SOURCE RECORDS: Begin
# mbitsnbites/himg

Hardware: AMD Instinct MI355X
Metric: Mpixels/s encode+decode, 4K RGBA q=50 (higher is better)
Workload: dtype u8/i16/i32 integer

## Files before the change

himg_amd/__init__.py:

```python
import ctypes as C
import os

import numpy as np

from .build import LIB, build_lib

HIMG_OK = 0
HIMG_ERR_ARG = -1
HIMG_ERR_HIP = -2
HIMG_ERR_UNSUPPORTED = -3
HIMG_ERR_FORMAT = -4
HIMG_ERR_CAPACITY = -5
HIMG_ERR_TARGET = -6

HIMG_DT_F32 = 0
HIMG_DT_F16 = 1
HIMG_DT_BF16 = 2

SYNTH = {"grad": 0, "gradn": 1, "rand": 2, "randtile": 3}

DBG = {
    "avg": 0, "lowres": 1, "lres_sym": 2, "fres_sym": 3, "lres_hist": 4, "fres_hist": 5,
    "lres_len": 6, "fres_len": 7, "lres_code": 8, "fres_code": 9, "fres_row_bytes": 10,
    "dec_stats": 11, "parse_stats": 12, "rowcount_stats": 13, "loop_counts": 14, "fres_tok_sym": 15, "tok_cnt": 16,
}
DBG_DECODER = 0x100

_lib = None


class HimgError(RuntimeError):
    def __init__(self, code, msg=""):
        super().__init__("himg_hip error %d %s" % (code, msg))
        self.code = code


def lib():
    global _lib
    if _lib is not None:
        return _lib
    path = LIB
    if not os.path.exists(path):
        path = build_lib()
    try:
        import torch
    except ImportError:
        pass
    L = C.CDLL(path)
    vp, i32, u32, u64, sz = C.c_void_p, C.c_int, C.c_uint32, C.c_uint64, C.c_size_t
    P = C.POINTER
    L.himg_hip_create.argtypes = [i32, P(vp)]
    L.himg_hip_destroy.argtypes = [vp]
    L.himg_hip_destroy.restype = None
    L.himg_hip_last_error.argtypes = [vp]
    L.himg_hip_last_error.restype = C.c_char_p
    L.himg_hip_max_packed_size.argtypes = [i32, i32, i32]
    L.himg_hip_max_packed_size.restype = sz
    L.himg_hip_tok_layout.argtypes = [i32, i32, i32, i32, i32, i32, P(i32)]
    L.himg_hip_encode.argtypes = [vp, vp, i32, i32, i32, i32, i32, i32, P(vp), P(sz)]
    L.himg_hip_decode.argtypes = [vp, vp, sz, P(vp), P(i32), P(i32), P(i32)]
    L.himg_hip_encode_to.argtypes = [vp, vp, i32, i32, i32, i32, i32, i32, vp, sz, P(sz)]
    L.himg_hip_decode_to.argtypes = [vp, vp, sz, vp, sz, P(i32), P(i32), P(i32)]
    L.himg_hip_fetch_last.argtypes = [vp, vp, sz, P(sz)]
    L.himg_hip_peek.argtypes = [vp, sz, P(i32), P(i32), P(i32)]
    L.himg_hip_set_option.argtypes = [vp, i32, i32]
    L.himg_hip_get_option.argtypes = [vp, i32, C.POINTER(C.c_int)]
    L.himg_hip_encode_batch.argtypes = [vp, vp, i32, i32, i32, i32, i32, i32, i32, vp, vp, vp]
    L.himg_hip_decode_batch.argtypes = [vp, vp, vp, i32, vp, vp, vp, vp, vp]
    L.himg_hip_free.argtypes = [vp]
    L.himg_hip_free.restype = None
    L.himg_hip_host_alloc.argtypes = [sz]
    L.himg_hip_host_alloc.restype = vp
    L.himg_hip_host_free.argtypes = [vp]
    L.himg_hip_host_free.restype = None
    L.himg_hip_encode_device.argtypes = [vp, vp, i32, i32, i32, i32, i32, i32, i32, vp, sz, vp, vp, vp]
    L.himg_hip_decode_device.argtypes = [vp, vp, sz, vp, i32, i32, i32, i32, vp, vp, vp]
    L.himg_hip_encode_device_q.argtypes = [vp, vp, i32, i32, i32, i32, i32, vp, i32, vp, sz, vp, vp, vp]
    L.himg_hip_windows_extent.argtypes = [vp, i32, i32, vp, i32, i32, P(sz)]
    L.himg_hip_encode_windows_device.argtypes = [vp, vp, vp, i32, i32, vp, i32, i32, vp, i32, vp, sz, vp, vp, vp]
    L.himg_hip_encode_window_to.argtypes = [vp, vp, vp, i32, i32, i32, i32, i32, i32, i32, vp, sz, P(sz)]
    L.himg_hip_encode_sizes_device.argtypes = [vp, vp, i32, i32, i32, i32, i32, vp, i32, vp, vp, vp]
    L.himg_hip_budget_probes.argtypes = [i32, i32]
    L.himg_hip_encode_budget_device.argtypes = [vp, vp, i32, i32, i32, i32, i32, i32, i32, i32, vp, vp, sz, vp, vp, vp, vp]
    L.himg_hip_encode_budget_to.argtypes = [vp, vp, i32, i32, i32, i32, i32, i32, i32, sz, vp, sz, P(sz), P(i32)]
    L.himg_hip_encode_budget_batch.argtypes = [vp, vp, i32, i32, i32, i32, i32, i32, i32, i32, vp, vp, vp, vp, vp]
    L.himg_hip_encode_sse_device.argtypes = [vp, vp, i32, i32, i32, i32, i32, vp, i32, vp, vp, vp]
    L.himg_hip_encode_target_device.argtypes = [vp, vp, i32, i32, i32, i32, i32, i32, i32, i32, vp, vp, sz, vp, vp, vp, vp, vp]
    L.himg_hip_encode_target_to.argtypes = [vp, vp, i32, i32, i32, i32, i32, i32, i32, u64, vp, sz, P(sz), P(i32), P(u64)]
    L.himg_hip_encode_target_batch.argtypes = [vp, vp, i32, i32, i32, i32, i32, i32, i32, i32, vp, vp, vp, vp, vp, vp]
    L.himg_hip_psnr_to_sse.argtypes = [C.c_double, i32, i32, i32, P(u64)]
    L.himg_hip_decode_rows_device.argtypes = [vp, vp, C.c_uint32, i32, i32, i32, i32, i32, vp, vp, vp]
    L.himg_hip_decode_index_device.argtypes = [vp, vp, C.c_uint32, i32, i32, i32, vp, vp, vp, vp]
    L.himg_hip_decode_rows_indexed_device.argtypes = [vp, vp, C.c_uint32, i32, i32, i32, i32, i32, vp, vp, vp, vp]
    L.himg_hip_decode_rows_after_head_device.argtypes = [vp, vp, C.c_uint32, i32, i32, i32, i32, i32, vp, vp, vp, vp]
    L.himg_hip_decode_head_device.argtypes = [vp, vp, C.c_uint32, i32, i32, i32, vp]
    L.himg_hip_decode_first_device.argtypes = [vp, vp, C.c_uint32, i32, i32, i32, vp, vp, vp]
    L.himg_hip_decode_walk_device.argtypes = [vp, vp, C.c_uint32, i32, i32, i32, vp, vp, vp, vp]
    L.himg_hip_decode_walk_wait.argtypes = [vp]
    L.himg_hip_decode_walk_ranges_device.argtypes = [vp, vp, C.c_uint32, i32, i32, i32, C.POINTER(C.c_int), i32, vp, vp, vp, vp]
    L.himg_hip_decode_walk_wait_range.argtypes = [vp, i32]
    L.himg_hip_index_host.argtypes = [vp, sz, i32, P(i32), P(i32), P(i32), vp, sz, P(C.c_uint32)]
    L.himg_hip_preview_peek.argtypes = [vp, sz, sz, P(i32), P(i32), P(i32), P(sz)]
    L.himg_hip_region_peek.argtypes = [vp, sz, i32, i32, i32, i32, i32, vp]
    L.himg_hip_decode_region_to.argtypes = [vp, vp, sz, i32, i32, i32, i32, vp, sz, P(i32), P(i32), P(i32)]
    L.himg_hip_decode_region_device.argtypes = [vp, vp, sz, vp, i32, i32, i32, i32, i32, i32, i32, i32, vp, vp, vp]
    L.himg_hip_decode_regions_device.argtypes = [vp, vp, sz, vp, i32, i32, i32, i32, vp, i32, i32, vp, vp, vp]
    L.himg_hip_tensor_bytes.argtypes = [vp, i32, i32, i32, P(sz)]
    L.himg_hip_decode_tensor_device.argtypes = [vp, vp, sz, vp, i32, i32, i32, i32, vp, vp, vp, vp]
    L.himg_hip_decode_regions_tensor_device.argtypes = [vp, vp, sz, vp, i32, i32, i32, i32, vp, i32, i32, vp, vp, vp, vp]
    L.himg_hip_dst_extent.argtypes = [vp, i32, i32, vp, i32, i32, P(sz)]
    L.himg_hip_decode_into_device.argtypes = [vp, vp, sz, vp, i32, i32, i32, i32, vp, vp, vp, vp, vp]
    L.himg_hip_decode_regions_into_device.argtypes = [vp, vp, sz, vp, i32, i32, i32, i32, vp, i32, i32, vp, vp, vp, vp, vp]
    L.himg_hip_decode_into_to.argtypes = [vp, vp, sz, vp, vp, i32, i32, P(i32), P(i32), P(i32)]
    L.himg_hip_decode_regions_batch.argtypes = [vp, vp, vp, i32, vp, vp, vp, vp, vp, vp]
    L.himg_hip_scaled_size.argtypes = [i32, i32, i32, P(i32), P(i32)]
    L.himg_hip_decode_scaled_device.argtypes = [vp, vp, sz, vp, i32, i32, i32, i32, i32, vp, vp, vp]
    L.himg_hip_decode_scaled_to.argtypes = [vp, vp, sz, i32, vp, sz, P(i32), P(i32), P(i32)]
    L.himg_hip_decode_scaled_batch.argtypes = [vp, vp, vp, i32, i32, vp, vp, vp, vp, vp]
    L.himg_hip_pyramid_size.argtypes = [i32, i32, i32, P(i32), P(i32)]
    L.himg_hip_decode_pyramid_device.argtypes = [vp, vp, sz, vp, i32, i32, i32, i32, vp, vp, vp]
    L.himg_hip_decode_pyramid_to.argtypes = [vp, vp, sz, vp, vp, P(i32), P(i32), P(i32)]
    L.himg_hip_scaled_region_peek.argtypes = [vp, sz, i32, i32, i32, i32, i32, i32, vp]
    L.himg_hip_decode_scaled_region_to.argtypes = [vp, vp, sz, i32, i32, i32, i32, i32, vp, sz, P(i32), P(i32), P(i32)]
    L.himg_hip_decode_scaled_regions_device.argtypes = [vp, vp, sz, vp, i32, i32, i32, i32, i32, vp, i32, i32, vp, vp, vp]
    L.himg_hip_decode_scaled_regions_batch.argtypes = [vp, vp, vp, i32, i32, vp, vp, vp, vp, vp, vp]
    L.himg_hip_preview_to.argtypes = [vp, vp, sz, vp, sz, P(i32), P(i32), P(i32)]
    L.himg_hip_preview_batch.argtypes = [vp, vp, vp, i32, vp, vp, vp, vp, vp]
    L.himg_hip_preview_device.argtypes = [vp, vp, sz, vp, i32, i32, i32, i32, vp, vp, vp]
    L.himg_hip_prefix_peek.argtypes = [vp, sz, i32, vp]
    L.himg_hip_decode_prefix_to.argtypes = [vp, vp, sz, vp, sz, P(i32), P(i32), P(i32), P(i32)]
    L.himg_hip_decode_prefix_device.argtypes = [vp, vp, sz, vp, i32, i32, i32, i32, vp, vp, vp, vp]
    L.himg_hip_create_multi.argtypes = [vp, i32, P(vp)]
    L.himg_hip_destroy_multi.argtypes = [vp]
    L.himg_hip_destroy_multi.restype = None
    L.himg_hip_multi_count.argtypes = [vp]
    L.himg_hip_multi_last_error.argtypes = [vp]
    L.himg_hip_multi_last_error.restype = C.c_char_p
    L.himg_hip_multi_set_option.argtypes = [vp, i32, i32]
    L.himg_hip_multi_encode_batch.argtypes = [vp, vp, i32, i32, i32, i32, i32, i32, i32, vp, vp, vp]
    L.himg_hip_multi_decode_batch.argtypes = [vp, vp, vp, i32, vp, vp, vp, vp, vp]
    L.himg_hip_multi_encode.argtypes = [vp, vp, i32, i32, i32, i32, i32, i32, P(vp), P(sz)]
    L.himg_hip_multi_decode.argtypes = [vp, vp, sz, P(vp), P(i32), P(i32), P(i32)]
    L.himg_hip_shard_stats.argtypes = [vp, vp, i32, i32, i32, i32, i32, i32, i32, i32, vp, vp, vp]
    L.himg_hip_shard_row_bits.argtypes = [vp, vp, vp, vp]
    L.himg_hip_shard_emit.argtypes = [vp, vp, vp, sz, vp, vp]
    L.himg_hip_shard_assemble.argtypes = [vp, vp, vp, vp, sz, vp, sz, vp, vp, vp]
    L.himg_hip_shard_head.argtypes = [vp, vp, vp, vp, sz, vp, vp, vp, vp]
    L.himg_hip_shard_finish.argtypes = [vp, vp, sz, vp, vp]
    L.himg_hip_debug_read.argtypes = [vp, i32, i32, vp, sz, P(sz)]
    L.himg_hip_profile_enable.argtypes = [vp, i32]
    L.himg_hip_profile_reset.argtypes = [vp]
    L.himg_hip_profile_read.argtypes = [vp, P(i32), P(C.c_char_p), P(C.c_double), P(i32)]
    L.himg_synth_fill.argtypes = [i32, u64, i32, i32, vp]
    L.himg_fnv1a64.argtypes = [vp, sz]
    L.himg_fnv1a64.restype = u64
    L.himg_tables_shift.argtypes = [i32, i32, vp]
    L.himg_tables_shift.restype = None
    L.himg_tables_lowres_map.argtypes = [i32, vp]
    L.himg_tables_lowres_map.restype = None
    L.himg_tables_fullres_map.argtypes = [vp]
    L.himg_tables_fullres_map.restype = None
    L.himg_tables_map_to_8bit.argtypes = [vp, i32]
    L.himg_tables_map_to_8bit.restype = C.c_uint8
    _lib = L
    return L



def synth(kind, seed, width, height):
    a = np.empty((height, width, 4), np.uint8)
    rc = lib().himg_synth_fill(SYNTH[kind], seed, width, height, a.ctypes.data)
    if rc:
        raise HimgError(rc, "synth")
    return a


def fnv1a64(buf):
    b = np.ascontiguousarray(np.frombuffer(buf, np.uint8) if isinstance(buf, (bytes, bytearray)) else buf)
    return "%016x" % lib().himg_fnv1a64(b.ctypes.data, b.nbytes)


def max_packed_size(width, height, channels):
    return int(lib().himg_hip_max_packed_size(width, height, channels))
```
SOURCE RECORDS: End
SOURCE RECORDS: Begin
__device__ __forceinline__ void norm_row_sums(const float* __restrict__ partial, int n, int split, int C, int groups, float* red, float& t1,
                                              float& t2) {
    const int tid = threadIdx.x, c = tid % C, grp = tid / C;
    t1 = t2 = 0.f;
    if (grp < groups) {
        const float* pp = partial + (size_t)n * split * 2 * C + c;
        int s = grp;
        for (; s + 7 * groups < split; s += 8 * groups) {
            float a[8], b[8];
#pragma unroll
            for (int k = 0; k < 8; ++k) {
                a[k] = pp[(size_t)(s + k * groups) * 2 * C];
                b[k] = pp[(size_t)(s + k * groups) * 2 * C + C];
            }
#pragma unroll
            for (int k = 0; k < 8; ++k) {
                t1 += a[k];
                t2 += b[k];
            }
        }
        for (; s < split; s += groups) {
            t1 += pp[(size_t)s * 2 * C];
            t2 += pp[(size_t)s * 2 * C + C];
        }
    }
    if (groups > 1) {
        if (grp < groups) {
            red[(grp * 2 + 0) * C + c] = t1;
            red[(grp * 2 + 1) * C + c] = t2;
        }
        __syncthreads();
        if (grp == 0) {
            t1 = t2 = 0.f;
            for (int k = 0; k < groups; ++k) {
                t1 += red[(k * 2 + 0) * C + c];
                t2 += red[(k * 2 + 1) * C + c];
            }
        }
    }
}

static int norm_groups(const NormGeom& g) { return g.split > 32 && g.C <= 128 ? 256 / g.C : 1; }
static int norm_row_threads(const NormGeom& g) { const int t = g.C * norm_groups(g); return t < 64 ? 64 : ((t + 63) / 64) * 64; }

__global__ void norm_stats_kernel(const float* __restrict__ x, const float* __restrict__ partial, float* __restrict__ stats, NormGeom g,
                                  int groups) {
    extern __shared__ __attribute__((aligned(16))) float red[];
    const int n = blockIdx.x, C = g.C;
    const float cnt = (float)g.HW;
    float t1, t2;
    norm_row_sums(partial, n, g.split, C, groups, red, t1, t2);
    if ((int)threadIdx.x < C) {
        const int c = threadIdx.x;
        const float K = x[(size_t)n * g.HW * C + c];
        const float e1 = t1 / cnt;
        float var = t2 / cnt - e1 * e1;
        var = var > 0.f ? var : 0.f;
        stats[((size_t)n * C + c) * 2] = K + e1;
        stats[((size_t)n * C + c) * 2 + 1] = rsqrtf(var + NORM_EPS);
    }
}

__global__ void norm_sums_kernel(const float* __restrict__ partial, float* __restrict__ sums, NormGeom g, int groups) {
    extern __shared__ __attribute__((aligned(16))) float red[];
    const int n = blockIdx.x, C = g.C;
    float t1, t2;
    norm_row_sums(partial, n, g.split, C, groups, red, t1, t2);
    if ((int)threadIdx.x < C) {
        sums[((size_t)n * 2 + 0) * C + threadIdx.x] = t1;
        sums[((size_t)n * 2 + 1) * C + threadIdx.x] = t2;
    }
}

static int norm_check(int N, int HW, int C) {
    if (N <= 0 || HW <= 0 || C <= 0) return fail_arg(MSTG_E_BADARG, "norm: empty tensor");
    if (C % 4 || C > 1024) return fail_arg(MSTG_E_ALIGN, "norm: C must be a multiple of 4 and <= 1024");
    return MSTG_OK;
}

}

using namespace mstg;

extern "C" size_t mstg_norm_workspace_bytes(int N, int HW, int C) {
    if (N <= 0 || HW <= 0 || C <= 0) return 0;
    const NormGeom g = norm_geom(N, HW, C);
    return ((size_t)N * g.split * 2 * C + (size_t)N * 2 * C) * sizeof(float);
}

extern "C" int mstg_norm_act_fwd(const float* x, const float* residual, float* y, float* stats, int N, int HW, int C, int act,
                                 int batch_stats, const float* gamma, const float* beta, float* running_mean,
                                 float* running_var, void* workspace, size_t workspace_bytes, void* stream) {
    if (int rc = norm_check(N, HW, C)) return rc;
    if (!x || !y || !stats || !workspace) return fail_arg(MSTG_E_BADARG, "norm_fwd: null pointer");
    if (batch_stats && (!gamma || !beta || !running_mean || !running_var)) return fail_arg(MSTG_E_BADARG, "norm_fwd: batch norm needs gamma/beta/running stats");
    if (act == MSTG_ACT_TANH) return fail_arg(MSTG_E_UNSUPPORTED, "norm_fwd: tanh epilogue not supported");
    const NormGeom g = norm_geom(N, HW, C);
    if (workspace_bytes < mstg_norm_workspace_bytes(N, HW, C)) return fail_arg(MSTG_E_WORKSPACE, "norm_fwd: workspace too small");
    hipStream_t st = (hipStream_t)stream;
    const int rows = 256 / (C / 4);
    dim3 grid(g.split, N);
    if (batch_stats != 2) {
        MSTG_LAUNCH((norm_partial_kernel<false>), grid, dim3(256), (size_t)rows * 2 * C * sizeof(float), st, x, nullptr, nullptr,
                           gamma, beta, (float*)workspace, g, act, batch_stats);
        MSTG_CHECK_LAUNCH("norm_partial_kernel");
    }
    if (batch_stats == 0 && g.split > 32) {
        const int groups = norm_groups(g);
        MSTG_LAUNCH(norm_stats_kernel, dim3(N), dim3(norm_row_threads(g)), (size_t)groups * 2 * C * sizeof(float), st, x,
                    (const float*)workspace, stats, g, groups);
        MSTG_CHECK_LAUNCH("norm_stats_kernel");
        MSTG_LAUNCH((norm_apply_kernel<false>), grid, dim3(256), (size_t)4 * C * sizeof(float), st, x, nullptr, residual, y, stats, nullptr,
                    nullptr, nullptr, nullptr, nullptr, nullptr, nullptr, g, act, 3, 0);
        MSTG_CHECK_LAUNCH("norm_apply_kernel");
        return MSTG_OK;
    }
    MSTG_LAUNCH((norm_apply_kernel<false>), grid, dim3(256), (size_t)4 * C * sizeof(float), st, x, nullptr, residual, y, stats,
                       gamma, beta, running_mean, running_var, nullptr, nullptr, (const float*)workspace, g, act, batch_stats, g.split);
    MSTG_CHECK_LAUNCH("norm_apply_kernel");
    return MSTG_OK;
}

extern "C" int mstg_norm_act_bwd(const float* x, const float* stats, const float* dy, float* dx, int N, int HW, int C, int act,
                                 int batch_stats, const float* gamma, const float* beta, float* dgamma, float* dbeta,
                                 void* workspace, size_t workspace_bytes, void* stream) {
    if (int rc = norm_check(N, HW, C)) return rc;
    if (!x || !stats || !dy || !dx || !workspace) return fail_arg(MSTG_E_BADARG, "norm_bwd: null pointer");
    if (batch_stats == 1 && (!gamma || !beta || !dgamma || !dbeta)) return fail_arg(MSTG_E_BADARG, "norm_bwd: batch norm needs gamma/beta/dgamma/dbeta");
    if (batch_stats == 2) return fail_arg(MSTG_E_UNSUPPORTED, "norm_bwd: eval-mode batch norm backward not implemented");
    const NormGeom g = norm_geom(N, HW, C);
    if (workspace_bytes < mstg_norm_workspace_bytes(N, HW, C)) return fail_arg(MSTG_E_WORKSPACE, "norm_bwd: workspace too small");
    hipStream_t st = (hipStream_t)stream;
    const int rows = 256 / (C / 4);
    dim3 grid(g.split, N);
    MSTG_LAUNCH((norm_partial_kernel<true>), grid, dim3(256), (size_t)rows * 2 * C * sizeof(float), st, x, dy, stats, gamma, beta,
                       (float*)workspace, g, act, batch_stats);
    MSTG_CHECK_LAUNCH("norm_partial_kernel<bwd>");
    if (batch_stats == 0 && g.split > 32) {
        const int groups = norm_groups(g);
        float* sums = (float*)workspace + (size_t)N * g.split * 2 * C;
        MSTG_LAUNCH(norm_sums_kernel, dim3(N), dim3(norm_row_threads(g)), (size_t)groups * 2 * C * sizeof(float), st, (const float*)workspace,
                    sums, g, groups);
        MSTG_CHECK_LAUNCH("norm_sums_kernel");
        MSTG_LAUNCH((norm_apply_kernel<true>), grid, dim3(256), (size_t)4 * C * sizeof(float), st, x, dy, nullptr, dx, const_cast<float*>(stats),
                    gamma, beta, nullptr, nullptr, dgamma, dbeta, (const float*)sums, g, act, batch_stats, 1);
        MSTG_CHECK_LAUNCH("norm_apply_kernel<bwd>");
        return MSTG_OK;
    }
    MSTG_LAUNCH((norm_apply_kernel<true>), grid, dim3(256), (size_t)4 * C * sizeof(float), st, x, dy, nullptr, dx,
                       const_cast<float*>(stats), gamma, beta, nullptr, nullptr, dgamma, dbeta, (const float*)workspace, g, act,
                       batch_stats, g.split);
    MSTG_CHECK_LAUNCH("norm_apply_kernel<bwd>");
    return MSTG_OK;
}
SOURCE RECORDS: End
Whenever a line in the preceding entries includes the word "width", count it, and state the total alone.

EXERCISE OUTPUT: 5